Action item
Scan the listing beneath this sentence. Report each line with the word "KERNEL".

Data for analysis
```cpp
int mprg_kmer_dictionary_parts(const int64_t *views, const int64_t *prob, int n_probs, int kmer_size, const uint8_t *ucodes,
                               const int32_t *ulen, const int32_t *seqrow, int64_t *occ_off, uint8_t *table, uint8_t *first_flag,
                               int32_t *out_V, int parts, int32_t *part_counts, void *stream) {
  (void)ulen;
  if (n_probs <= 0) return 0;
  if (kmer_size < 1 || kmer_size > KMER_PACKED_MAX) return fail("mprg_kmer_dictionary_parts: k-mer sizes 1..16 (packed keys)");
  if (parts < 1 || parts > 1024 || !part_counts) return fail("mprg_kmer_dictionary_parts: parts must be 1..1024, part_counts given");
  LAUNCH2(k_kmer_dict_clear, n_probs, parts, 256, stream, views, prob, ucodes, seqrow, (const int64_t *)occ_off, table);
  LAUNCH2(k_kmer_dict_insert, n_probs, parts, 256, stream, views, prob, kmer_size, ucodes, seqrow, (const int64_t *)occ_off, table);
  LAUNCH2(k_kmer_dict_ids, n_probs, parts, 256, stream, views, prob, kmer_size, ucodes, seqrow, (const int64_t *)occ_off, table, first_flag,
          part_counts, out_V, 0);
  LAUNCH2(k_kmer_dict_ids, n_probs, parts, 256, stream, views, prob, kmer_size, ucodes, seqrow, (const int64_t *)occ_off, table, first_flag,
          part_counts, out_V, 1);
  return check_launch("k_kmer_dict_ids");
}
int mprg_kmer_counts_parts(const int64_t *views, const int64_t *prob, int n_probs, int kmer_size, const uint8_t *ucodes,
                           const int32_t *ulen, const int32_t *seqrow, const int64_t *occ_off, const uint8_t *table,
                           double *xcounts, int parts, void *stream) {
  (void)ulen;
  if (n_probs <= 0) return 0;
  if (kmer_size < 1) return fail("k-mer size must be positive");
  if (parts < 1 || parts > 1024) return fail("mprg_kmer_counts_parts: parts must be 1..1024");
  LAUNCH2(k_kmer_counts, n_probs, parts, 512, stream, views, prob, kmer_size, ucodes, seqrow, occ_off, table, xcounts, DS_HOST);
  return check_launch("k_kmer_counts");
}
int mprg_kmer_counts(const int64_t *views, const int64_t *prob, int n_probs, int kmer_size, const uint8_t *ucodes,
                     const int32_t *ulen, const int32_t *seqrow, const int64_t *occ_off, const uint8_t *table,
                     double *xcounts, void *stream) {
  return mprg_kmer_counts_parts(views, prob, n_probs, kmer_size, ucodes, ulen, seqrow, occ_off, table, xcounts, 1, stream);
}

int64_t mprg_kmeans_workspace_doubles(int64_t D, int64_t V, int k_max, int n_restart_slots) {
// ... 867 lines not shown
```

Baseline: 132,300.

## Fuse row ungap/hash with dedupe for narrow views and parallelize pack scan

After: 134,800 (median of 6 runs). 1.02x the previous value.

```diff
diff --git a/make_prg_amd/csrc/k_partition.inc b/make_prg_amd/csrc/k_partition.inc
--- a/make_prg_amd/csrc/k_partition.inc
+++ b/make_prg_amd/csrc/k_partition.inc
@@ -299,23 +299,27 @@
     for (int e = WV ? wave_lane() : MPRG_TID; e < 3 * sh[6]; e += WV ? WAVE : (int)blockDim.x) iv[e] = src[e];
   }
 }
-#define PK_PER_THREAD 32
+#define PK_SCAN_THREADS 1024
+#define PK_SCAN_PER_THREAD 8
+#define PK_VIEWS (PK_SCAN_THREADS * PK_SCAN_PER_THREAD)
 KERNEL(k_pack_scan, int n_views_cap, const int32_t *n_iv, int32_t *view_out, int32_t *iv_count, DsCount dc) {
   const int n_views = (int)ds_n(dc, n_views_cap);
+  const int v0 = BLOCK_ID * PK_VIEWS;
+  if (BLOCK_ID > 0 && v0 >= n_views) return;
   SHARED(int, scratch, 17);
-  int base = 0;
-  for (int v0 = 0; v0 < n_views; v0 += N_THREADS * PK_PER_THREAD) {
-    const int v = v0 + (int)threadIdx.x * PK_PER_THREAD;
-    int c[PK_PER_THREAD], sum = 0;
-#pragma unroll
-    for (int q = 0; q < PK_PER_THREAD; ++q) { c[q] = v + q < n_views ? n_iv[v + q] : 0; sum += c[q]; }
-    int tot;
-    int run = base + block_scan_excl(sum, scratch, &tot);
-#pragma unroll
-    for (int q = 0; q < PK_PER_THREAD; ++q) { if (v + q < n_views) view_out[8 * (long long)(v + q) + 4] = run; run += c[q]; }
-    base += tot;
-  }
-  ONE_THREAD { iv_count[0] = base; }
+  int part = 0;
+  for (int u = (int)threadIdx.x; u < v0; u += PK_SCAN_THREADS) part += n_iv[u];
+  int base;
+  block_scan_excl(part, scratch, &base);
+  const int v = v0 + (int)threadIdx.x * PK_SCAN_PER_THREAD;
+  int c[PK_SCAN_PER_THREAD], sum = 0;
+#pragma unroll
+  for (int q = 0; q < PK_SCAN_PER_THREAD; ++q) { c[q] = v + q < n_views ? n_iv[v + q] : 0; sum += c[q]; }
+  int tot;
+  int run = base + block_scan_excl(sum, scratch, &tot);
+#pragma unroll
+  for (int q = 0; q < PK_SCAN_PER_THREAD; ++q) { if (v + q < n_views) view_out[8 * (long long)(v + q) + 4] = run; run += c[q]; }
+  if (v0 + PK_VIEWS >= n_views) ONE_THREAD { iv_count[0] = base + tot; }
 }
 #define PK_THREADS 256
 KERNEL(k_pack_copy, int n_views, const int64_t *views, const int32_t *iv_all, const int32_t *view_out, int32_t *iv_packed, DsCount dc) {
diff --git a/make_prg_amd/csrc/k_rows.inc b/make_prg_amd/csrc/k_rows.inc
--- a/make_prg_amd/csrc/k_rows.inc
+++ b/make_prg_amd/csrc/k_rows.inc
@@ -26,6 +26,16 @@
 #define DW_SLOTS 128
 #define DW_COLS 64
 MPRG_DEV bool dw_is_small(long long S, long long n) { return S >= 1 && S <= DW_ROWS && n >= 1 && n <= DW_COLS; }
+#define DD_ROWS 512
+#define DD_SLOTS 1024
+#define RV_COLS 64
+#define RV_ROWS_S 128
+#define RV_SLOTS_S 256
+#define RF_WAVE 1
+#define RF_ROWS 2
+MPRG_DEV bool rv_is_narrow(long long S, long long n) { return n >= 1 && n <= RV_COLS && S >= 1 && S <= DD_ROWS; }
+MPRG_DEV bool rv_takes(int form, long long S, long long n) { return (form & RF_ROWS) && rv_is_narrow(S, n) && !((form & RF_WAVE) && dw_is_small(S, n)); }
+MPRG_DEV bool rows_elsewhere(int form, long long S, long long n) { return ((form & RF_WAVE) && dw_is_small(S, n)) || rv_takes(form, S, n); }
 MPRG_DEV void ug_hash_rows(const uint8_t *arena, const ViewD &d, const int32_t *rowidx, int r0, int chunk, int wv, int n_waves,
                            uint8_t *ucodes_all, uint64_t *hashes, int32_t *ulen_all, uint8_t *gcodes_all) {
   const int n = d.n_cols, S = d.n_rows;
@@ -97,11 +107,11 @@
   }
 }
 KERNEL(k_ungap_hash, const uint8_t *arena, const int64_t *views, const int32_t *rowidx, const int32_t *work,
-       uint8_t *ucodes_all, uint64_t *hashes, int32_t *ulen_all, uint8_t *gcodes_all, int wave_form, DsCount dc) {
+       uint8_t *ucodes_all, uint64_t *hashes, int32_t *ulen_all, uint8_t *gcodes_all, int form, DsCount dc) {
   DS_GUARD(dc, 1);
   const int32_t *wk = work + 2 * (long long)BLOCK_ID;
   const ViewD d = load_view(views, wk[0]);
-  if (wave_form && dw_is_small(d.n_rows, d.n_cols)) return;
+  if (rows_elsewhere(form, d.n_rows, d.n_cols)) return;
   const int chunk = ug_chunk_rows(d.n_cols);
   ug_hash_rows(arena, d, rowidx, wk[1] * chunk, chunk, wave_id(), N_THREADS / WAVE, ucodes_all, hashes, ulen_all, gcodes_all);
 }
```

* * *

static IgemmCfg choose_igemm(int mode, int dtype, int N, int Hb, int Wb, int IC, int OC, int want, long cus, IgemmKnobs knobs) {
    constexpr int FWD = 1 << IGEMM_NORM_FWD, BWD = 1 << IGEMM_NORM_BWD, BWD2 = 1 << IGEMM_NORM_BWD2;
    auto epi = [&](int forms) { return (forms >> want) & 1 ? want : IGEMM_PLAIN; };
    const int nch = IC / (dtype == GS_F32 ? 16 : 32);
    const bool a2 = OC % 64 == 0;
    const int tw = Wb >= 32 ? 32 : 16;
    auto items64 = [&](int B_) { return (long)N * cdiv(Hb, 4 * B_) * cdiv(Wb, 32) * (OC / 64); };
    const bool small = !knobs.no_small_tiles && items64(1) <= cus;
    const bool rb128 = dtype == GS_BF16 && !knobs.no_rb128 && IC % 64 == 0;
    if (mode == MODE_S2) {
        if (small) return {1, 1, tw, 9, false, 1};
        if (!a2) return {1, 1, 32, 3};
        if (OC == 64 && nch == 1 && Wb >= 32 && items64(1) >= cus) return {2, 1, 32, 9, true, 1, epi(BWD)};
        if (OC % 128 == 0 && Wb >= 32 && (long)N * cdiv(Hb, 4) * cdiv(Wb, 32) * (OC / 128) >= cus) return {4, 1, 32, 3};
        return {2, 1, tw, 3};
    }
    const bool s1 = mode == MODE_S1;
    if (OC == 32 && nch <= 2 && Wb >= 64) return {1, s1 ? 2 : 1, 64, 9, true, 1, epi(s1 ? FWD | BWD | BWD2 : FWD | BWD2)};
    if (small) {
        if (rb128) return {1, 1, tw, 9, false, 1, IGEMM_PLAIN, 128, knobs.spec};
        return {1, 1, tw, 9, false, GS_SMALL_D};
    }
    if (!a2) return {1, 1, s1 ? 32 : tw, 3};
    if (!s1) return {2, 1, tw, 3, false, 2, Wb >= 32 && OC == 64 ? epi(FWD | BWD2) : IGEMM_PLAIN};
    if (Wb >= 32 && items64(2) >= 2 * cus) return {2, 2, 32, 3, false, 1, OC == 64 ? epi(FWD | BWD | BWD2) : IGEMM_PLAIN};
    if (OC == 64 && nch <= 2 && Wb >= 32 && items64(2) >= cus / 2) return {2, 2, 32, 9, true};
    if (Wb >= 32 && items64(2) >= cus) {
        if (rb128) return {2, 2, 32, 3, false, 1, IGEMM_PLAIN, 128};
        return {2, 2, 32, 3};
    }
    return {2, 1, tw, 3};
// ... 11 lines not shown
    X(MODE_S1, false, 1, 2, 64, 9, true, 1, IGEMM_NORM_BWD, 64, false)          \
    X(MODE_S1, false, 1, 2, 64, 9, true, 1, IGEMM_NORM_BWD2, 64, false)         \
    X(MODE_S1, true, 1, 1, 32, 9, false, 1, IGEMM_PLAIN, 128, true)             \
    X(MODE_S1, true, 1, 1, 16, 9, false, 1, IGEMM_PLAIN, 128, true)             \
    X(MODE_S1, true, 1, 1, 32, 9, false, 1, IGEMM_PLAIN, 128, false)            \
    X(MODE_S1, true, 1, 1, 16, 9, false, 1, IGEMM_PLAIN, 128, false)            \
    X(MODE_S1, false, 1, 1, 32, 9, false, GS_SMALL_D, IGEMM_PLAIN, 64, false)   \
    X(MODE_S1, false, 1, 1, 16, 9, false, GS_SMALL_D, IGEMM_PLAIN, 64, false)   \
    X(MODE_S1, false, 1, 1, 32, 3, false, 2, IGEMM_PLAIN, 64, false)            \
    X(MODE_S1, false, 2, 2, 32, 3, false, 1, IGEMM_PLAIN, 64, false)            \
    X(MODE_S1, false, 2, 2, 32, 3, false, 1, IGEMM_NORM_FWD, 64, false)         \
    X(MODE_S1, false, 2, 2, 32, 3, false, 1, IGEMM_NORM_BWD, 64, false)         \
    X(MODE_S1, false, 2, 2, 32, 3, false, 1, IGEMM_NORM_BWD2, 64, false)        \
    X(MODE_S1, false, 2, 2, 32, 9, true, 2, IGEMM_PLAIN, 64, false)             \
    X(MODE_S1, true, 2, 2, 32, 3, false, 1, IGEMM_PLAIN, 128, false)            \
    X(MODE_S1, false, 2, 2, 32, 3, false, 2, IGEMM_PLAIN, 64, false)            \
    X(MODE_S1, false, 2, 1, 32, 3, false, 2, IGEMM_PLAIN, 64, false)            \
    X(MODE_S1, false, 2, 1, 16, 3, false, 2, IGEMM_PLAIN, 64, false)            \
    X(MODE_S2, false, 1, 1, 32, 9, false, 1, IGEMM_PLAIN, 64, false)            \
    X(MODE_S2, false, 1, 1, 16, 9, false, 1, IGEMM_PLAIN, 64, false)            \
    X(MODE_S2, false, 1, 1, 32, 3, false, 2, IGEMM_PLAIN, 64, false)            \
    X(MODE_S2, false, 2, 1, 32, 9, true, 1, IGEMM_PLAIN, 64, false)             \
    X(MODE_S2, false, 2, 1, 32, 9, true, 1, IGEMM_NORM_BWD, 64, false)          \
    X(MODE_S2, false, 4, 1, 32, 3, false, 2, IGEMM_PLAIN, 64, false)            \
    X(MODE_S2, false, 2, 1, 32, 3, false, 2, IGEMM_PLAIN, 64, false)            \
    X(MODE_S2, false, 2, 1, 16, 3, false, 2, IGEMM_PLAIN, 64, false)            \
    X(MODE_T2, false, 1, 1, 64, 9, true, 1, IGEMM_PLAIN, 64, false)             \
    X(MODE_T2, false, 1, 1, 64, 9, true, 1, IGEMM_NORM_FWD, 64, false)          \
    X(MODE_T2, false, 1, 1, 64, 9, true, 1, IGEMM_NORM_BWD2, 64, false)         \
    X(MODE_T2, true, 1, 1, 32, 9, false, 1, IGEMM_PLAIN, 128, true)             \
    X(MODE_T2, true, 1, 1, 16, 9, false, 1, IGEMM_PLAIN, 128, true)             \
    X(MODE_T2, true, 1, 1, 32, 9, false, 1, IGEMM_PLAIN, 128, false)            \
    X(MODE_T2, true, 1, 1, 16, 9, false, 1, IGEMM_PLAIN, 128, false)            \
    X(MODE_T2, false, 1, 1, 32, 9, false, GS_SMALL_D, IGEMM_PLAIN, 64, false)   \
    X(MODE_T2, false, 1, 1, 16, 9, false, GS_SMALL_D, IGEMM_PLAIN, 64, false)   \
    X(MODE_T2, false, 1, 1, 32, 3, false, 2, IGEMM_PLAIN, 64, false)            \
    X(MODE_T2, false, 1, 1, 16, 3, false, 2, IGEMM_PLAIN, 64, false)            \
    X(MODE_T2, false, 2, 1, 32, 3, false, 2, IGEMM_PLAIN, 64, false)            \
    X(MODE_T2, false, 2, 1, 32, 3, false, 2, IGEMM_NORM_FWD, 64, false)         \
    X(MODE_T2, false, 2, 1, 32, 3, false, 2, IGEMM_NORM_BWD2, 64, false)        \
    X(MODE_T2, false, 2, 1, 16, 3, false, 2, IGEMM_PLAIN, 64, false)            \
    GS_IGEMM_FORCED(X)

Expected answer
 KERNEL(k_pack_scan, int n_views_cap, const int32_t *n_iv, int32_t *view_out, int32_t *iv_count, DsCount dc) {
 KERNEL(k_pack_copy, int n_views, const int64_t *views, const int32_t *iv_all, const int32_t *view_out, int32_t *iv_packed, DsCount dc) {
 KERNEL(k_ungap_hash, const uint8_t *arena, const int64_t *views, const int32_t *rowidx, const int32_t *work,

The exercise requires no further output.